Setzen wir Kantons- und Gemeindesteuer Waldenburg (effektiv 167%) in Vergleich zu Bottmingen (effektiv 142%), so zahlt der Bottminger nur 15% Steuern weniger als der Waldenburger. In Solothurn zahlt man in Kleinlützel (effektiv 247%) und in Feldbrunnen (effektiv 162%). In der steuergünstigen Gemeinde in Solothurn zahlt man somit 34% weniger Steuern. Vielleicht lösen die Baselbieter ihre Aufgaben doch kostengünstig und effizient. Es sind ja in Basel-Landschaft noch andere Gebietsreformen und Zusammenschlüsse in der normalen Planung enthalten.
Bei "modernster Steuergesetzgebung" sind die Gestaltungsmöglichkeiten im Steuerharmonisierungsgesetz ziemlich eingeschränkt. Vielleich denkt die FDP BL an Experimente wie in Luzern oder Obwalden, aber auch in Schwyz wachsen die Bäume nicht in den Himmel. Was man aber dem Baselbiet zugute halten kann: eine fortschrittliche Familienbesteuerung. Diese führt auch dazu, dass einige wenig verdienende Familienhaushalte keine direkten Steuern zahlen, aber sehr wohl die Mehrwertsteuer entrichten. Bei diesen Haushalten kann die Partei nicht mehr mit dem Slogan locken "Wir senken die Steuern!". Über die Steuerbelastung versuchen einige Parteien ihre Anliegen durchzusetzen.
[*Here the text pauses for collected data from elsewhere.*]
# pangsu0613/TransCAR

Hardware: AMD Instinct MI355X
Metric: nuScenes frames/sec (6-cam+radar, 900 queries): fusion decoder (Detr3DHead.forward + box decode), FPN features resident in HBM (higher is better)
Workload: dtype f32 (linear steps and attention core of the batched launches: f16x2 split operands, 3 v_mfma_f32_16x16x32_f16 products, fp32 accumulate; activations of the 32-row tiles held as two f16 planes; 4- / 8-row tiles: f32 MFMA)

## Files before the change

### include/transcar_hip.h

```cpp
#ifndef TRANSCAR_HIP_H
#define TRANSCAR_HIP_H

#include <stddef.h>

#ifdef __cplusplus
extern "C" {
#endif

#define TC_MAX_LEVELS 4
#define TC_MAX_LAYERS 8
#define TC_MAX_RADAR_LAYERS 3
#define TC_MAX_CAM_LOGITS 256
#define TC_ABI_VERSION 13

typedef void* tc_stream_t;

typedef struct { const float* w; const float* b; } tc_linear;
typedef struct { const float* g; const float* b; } tc_lnorm;
typedef struct { tc_linear l0; tc_lnorm n1; tc_linear l3; tc_lnorm n4; } tc_pos_encoder;
typedef struct { tc_linear l0; tc_lnorm n1; tc_linear l3; tc_lnorm n4; tc_linear l6; } tc_cls_branch;
typedef struct { tc_linear l0; tc_linear l2; tc_linear l4; } tc_reg_branch;
typedef struct { tc_linear in_proj; tc_linear out_proj; } tc_mha;

typedef struct {
// ... 196 lines not shown
                       int num_classes, int code_size, int max_num,
                       const float* post_center_range ,
                       float* boxes, float* scores, int* labels, unsigned char* valid,
                       void* workspace, size_t workspace_bytes, tc_stream_t stream);
int tc_box_decode_kept(const float* cls_scores, const float* bbox_preds, int B, int Q, int num_classes,
                       int code_size, int max_num, const float* post_center_range ,
                       float score_threshold, int use_threshold, int z_shift,
                       float* kept_boxes, float* kept_scores, long long* kept_labels, int* kept_count,
                       tc_stream_t stream);

size_t tc_head_workspace_bytes(const tc_head_weights* w, int B, int T);
size_t tc_cam_pregather_workspace_bytes(const tc_head_weights* w, int B);
size_t tc_head_packed_bytes(const tc_head_weights* w);
int tc_head_pack_weights(const tc_head_weights* w, void* packed, size_t packed_bytes,
                         tc_head_weights* packed_view, tc_stream_t stream);
int tc_head_repack_trainable(const tc_head_weights* w, tc_head_weights* packed_view,
                             tc_stream_t stream);
int tc_head_repack_trainable_ex(const tc_head_weights* w, tc_head_weights* packed_view, int copies,
                                tc_stream_t stream);
int tc_head_forward(const tc_head_weights* w, const tc_head_weights* packed_view,
                    const tc_feats_nhwc* feats, int B,
                    const float* lidar2img , float img_h, float img_w,
                    const float* radar_tokens, int T, int pad_mult,
                    float* all_cls_scores, float* all_bbox_preds,
                    const tc_head_aux* aux ,
                    const tc_head_options* options ,
                    void* workspace, size_t workspace_bytes, tc_stream_t stream);



// ... 117 lines not shown
```

### transcar_amd/_lib.py

```python
import ctypes as C
import os

_HERE = os.path.dirname(os.path.abspath(__file__))
LIB_PATH = os.environ.get('TRANSCAR_HIP_LIB') or os.path.join(_HERE, 'lib', 'libtranscar_hip.so')

TC_MAX_LEVELS = 4
TC_MAX_LAYERS = 8
TC_MAX_RADAR_LAYERS = 3
TC_ABI_VERSION = 13

c_fp = C.c_void_p


class TransCARHipError(RuntimeError):
    pass


TC_MAX_CAM_LOGITS = 256


def check_num_points(num_points, num_cams, num_levels):
    if int(num_points) < 1 or num_cams * num_levels * int(num_points) > TC_MAX_CAM_LOGITS:
        raise TransCARHipError(
            'Detr3DCrossAtten(HIP): num_points=%r is not supported (num_points >= 1 and '
# ... 145 lines not shown
    'tc_radar_gated_xattn_fwd': (_i, [_P(tc_mha), _vp, _vp, _vp, _i, _vp, _vp,
                                      _i, _i, _i, _i, _i, _i, _f, _f, _vp,
                                      _vp, _vp, _sz, _vp]),
    'tc_radar_fusion_fwd': (_i, [_P(tc_head_weights), _vp, _vp, _vp, _vp, _i, _i, _i, _i, _i,
                                 _vp, _vp, _vp, _P(tc_head_options), _vp, _sz, _vp]),
    'tc_box_decode_workspace_bytes': (_sz, [_i, _i, _i]),
    'tc_box_decode_topk': (_i, [_vp, _vp, _i, _i, _i, _i, _i, _P(_f), _vp,
                                _vp, _vp, _vp, _vp, _sz, _vp]),
    'tc_box_decode_kept': (_i, [_vp, _vp, _i, _i, _i, _i, _i, _P(_f), _f, _i, _i, _vp, _vp, _vp, _vp, _vp]),
    'tc_head_workspace_bytes': (_sz, [_P(tc_head_weights), _i, _i]),
    'tc_cam_pregather_workspace_bytes': (_sz, [_P(tc_head_weights), _i]),
    'tc_head_packed_bytes': (_sz, [_P(tc_head_weights)]),
    'tc_head_pack_weights': (_i, [_P(tc_head_weights), _vp, _sz,
                                  _P(tc_head_weights), _vp]),
    'tc_head_repack_trainable': (_i, [_P(tc_head_weights), _P(tc_head_weights), _vp]),
    'tc_head_forward': (_i, [_P(tc_head_weights), _P(tc_head_weights),
                             _P(tc_feats_nhwc), _i, _vp,
                             _f, _f, _vp, _i, _i, _vp, _vp, _P(tc_head_aux),
                             _P(tc_head_options), _vp, _sz, _vp]),
    'tc_linear_gated_fwd': (_i, [_vp, _vp, _vp, _vp, _vp, _vp, _i, _i, _i, _vp]),
    'tc_linear_bwd_data': (_i, [_vp, _vp, _vp, _vp, _vp, _vp, _i, _i, _i, _f,
                                _i, _vp]),
    'tc_linear_bwd_weight': (_i, [_vp, _vp, _vp, _vp, _vp, _vp, _i, _i, _i, _f,
                                  _vp]),
    'tc_add_layernorm_bwd': (_i, [_vp, _vp, _vp, _vp, _vp, _vp, _vp, _vp, _i,
                                  _i, _vp]),
    'tc_radar_reference_l1': (_i, [_vp, _P(_f), _vp, _vp, _i, _vp]),
    'tc_box_add_ref_fwd': (_i, [_vp, _i, _vp, _i, _vp, _i, _vp, _i, _vp]),
    'tc_box_add_ref_bwd': (_i, [_vp, _i, _vp, _i, _vp]),
    'tc_radar_attn_core_fwd': (_i, [_vp, _f, _vp, _vp, _i, _vp, _i, _vp, _i,
# ... 79 lines not shown
```

### transcar_amd/csrc/chain.hip

```cpp
#include <stdlib.h>
#include <string.h>

#include <type_traits>

#include "kernels.hpp"
#ifdef TC_CHAIN_STAMPS
__device__ long long g_cam_stamps[4][8];
#define CAM_STAMP(slot)                                                                        \
  do {                                                                                         \
    if (blockIdx.x == 100 && (threadIdx.x & 63) == 0)                                          \
      g_cam_stamps[(threadIdx.x >> 6) & 3][(slot)] = __builtin_amdgcn_s_memtime();             \
  } while (0)
#endif
#include "rowdev.hpp"
#define TC_ONCE_LD(p) ldg4_stream(p)
#ifdef TC_CHAIN_DUMP
__device__ float* g_chain_dump;
__device__ long long g_chain_dump_floats;
#endif

namespace tc {

namespace {

// ... 63 lines not shown
enum Flags : short {
  F_GATE = 1,
  F_SCALEQ = 2,
  F_WOFF = 4,
  F_LN_RELU = 8,
  F_SKIP_NONEXT = 16,
  F_WAVE1 = 32,
  F_NOT_W0 = 64,
  F_LN_XP = 128,
  F_IFHIT = 256,
  F_GPRE = 512,
  F_CMASK = 1024,
  F_CMASK_SCALE = 2048,
  F_CARRY = 4096,
  F_NOT_LAYER0 = 8192,
  F_PRESYNC = 16384
};
enum GSel : short {
  G_NONE = -1, G_HS = 0, G_QK, G_VT, G_INITREF, G_ATTN_O, G_XIN, G_POS, G_CLS, G_KV0, G_KV1, G_KV2,
  G_QF, G_RFEAT, G_COUNT
};

struct StepDesc {
  short kind, wp, wp2, K, N, src, src2, dst, res, act, flags, gsel, gtsel, sync;
};
constexpr StepDesc PROG_DECODER_T[] = {
    {K_LOAD, 0, 0, 0, 0, B_NONE, B_NONE, B_U1, B_NONE, 0, 0, G_ATTN_O, G_NONE, 0},
    {K_LOAD, 0, 0, 0, 0, B_NONE, B_NONE, B_X, B_NONE, 0, 0, G_XIN, G_NONE, 1},
    {K_LINEAR, 1, -1, 256, 256, B_U1, B_NONE, B_U2, B_X, 0, 0, G_NONE, G_NONE, 1},
    {K_LN, 2, -1, 0, 0, B_U2, B_NONE, B_X, B_U1, 0, F_LN_XP, G_NONE, G_NONE, 1},
    {K_LINEAR, 3, -1, 256, N_LOGITS, B_U1, B_NONE, B_L, B_NONE, 0, 0, G_NONE, G_NONE, 0},
    {K_POSENC, 5, 6, 0, 0, B_NONE, B_NONE, B_U2, B_NONE, 0, F_NOT_W0, G_NONE, G_NONE, 1},
    {K_SAMPLE, 0, 0, 0, 0, B_L, B_NONE, B_U3, B_NONE, 0, 0, G_NONE, G_NONE, 1},
    {K_LINEAR, 7, -1, 256, 256, B_U2, B_NONE, B_U1, B_NONE, 0, 0, G_NONE, G_NONE, 1},
    {K_LINEAR, 4, -1, 256, 256, B_U3, B_NONE, B_U2, B_X, 0, 0, G_NONE, G_NONE, 1},
    {K_LN, 9, 8, 0, 0, B_U2, B_U1, B_X, B_NONE, 0, 0, G_NONE, G_NONE, 1},
    {K_LINEAR, 10, -1, 256, 512, B_X, B_NONE, B_A, B_NONE, 1, 0, G_NONE, G_NONE, 1},
    {K_LINEAR, 11, -1, 512, 256, B_A, B_NONE, B_U3, B_X, 0, 0, G_NONE, G_NONE, 1},
    {K_LN, 12, -1, 0, 0, B_U3, B_NONE, B_X, B_U1, 0, F_LN_XP, G_HS, G_NONE, 1},
    {K_LINEAR, 13, -1, 256, 256, B_X, B_NONE, B_U2, B_NONE, 1, 0, G_NONE, G_NONE, 0},
    {K_LINEAR, 16, -1, 256, 512, B_U1, B_NONE, B_NONE, B_NONE, 0, F_SCALEQ | F_SKIP_NONEXT, G_QK, G_NONE, 0},
    {K_LINEAR, 16, -1, 256, 256, B_X, B_NONE, B_NONE, B_NONE, 0, F_WOFF | F_SKIP_NONEXT, G_NONE, G_VT, 1},
    {K_LINEAR, 14, -1, 256, 256, B_U2, B_NONE, B_U3, B_NONE, 1, 0, G_NONE, G_NONE, 0},
    {K_NARROW, 15, -1, 256, N_CODE, B_U3, B_U1, B_L, B_NONE, 0, F_PRESYNC, G_NONE, G_NONE, 1},
    {K_REFUPD, 0, 0, 0, 0, B_L, B_NONE, B_NONE, B_NONE, 0, 0, G_NONE, G_NONE, 0},
    {K_END, 0, 0, 0, 0, 0, 0, 0, 0, 0, 0, 0, 0, 0}};
constexpr StepDesc PROG_PROLOGUE_T[] = {
    {K_LOAD, 0, 0, 0, 0, B_NONE, B_NONE, B_U1, B_NONE, 0, 0, G_POS, G_NONE, 0},
    {K_LOAD, 0, 0, 0, 0, B_NONE, B_NONE, B_X, B_NONE, 0, 0, G_XIN, G_NONE, 1},
    {K_LINEAR, 0, -1, 256, 3, B_U1, B_NONE, B_NONE, B_NONE, 2, 0, G_INITREF, G_NONE, 0},
    {K_LINEAR, 16, -1, 256, 512, B_X, B_U1, B_NONE, B_NONE, 0, F_SCALEQ, G_QK, G_NONE, 0},
    {K_LINEAR, 16, -1, 256, 256, B_X, B_NONE, B_NONE, B_NONE, 0, F_WOFF, G_NONE, G_VT, 0},
    {K_END, 0, 0, 0, 0, 0, 0, 0, 0, 0, 0, 0, 0, 0}};
constexpr StepDesc PROG_RADAR_ENC_T[] = {
    {K_TOKENS, 0, 0, 0, 0, B_NONE, B_NONE, B_A, B_NONE, 0, 0, G_NONE, G_NONE, 1},
    {K_POSENC, 0, 1, 0, 0, B_A, B_NONE, B_U3, B_NONE, 0, 0, G_NONE, G_NONE, 0},
    {K_LINEAR, 4, -1, 36, 64, B_A, B_NONE, B_X, B_NONE, 1, 0, G_NONE, G_NONE, 1},
    {K_LINEAR, 2, -1, 256, 256, B_U3, B_NONE, B_U1, B_NONE, 0, 0, G_NONE, G_NONE, 0},
    {K_LINEAR, 5, -1, 64, 128, B_X, B_NONE, B_U2, B_NONE, 1, 0, G_NONE, G_NONE, 1},
    {K_LINEAR, 6, -1, 128, 256, B_U2, B_NONE, B_X, B_NONE, 1, 0, G_NONE, G_NONE, 1},
    {K_LN, 3, -1, 0, 0, B_U1, B_NONE, B_U2, B_X, 0, F_LN_RELU, G_NONE, G_NONE, 1},
// ... 90 lines not shown
  int last_cls_only;
  const float* ref_in; int ref_mod; float* ref_out; float* box_m;
  CamK cam; unsigned long long* pair_counter;
  const float* pre; const int* premask;
  const float* tokens; int RI, T, pad_mult;
  const float* ref_last; const float* box_in;
  int cen_from_box;
  float rmin[TC_MAX_RADAR_LAYERS], rmax[TC_MAX_RADAR_LAYERS];
  float* all_box; int* hits;
  const int* row_perm;
  float* tape[T_COUNT]; size_t tape_stride; size_t hits_stride;
  DropK rdrop;
  const float* bwd_cxy[TC_MAX_RADAR_LAYERS]; int bwd_ldc[TC_MAX_RADAR_LAYERS];
  const float* bwd_box[TC_MAX_RADAR_LAYERS];
  int* range_status;
  const float* loss_vals;
  float* loss_out;
  const DetAcc* detp;
};
struct ChainK : ChainDev {
  tc_linear pairs[MAX_PAIRS];
  tc_linear gpairs[MAX_PAIRS];
  float* dy[D_COUNT]; size_t dy_stride = 0;
  const float* d_cls = nullptr; const float* d_box = nullptr;
  float* dkv[TC_MAX_RADAR_LAYERS] = {nullptr, nullptr, nullptr};
  size_t w16_delta = 0;
  int npoints = 1;
};

constexpr int table_steps(int prog) {
  return (prog == PROG_DECODER ? (int)(sizeof(PROG_DECODER_T) / sizeof(StepDesc))
          : prog == PROG_PROLOGUE ? (int)(sizeof(PROG_PROLOGUE_T) / sizeof(StepDesc))
          : prog_is_enc_full(prog) ? (int)(sizeof(PROG_RADAR_ENC_T) / sizeof(StepDesc))
          : prog == PROG_RADAR_ENC_A ? (int)(sizeof(PROG_RADAR_ENC_A_T) / sizeof(StepDesc))
          : prog == PROG_RADAR_ENC_B ? (int)(sizeof(PROG_RADAR_ENC_B_T) / sizeof(StepDesc))
          : prog == PROG_RADAR_BWD ? (int)(sizeof(PROG_RADAR_BWD_T) / sizeof(StepDesc))
                                     : (int)(sizeof(PROG_RADAR_LAYER_T) / sizeof(StepDesc))) - 1;
}
constexpr int rec_cap(int prog) { return table_steps(prog) * ((prog_is_radar(prog) || prog == PROG_RADAR_BWD) ? TC_MAX_RADAR_LAYERS : 1); }
static_assert(sizeof(BWD_STORE) / sizeof(short) == table_steps(PROG_RADAR_BWD), "backward maps follow the step table");
static_assert(sizeof(RADAR_TAPE) / sizeof(short) == table_steps(PROG_RADAR) && sizeof(ENC_TAPE) / sizeof(short) == table_steps(PROG_RADAR_ENC),
              "tape maps follow the step tables");
// ... 1107 lines not shown
        const int grow = row_of(row);
        if (j < k.code) S.box[row][j] = k.box_in[(size_t)grow * k.code + j];
        if (j >= 12 && j < 15) {
          const int c = j - 12;
          if (k.cen_from_box) {
            S.cen[row][c] = k.box_in[(size_t)grow * k.code + (c == 2 ? 4 : c)];
          } else {
            const float r = k.ref_last[(size_t)grow * 3 + c];
            const float* pc = k.cam.pc;
            S.cen[row][c] = c < 2 ? __fadd_rn(__fmul_rn(r, pc[3 + c] - pc[c]), pc[c]) : r;
          }
        }
      }
    }
  }
  if constexpr (PROG == PROG_RADAR_BWD) {
    for (int i = threadIdx.x; i < R * LD2; i += NT) (&S.unit[0][0][0])[i] = 0.0f;
    if (threadIdx.x < R * 12) (&S.box[0][0])[threadIdx.x] = 0.0f;
    if (threadIdx.x < R) S.gate[threadIdx.x] = 0;
  }
  __syncthreads();

  START_STAMP(46);
#ifdef TC_CHAIN_STAMPS
  int stamp_i = 0;
  STEP_STAMP();
#endif

  auto do_ln = [&](const StepRes& r) {
    constexpr int NR = R / NW;
    const float* a = buf_ptr(S, r.src); const int lda = buf_ld(r.src);
    const float* c = buf_ptr(S, r.src2); const int ldc = buf_ld(r.src2);
    const bool xp = (r.flags & F_LN_XP) != 0;
    const float* dd = xp ? nullptr : buf_ptr(S, r.res);
    float* dst2 = xp ? buf_ptr(S, r.res) : nullptr;
    float* dst = buf_ptr(S, r.dst);
    float* gdst = r.gd;
    float4 gg, bb;
    if (CHAIN_DBG(k.dbg) & (1 << 17)) {
      gg = make_float4(1.f, 1.f, 1.f, 1.f); bb = make_float4(0.f, 0.f, 0.f, 0.f);
    } else {
      gg = ld4(r.p0 + 4 * lane); bb = ld4(r.p1 + 4 * lane);
    }
    float4 v[NR], pos4[NR];
#pragma unroll
    for (int i = 0; i < NR; ++i) {
      const int row = wave + NW * i;
      pos4[i] = make_float4(0.f, 0.f, 0.f, 0.f);
      if (xp && !(CHAIN_DBG(k.dbg) & (1 << 18))) {
        int prow = min(m0 + row, M - 1);
        if (k.g_mod[G_POS] > 0) prow = prow % k.g_mod[G_POS];
        pos4[i] = ld4(k.g[G_POS] + (size_t)prow * k.g_ld[G_POS] + 4 * lane);
      }
      v[i] = act_ld4<PL>(a + row * lda, 4 * lane);
    }
    if (c != nullptr) {
      const float4 g2 = ld4(r.p2 + 4 * lane), b2 = ld4(r.p3 + 4 * lane);
      float4 cv[NR];
#pragma unroll
      for (int i = 0; i < NR; ++i) cv[i] = act_ld4<PL>(c + (wave + NW * i) * ldc, 4 * lane);
      ln_rows<NR>(cv, g2, b2);
#pragma unroll
      for (int i = 0; i < NR; ++i) v[i] = add4(v[i], relu4(cv[i]));
    }
    ln_rows<NR>(v, gg, bb);
#pragma unroll
    for (int i = 0; i < NR; ++i) {
      const int row = wave + NW * i;
      if (r.flags & F_LN_RELU) v[i] = relu4(v[i]);
// ... 700 lines not shown
    case B_X: return unit0;
    case B_U1: return unit0 + ustride;
    case B_U2: return unit0 + 2 * ustride;
    case B_U3: return unit0 + 3 * ustride;
    case B_L: return (int)(offsetof(Lds, l) / 4);
    default: return -1;
  }
}
template <int R, int PROG>
constexpr size_t chain_lds_bytes() { return sizeof(ChainLds<R, rec_cap(PROG)>); }
inline int buf_ld_h(int id) { return id == B_A ? LD5 : id == B_L ? LDL : LD2; }
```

In den Ideen der FDP BL wird auch zu wenig unterschieden zwischen Sach- und Personalaufwand. Übrigens ist die Reform der Pensionskasse einfach ein Bestandteil des Personalaufwands. Dieser wird sich bei Kanton und Gemeinden beim jetzigen Beitragsprimat (öffentliche Arbeitgeber) nicht gross unterscheiden.
Die Ausgaben in Baselland sind in den Bereichen Gesundheit, Bildung, Soziales und Alter gewachsen. Das wären die Themen, mit denen sich die FDP beschäftigen soll und – falls sie es kann – geeignete Lösungen vorschlagen, die unsere Gesellschaft weiterbringen. Der FDP ist auch zu wünschen, dass sie eine bestimmte Linie einhält – z.B., was sie vor kurzem im Landrat über eine Motion gefordert hat (steuerneutrale Einführung des Krankheitskosten-Selbstbehalts).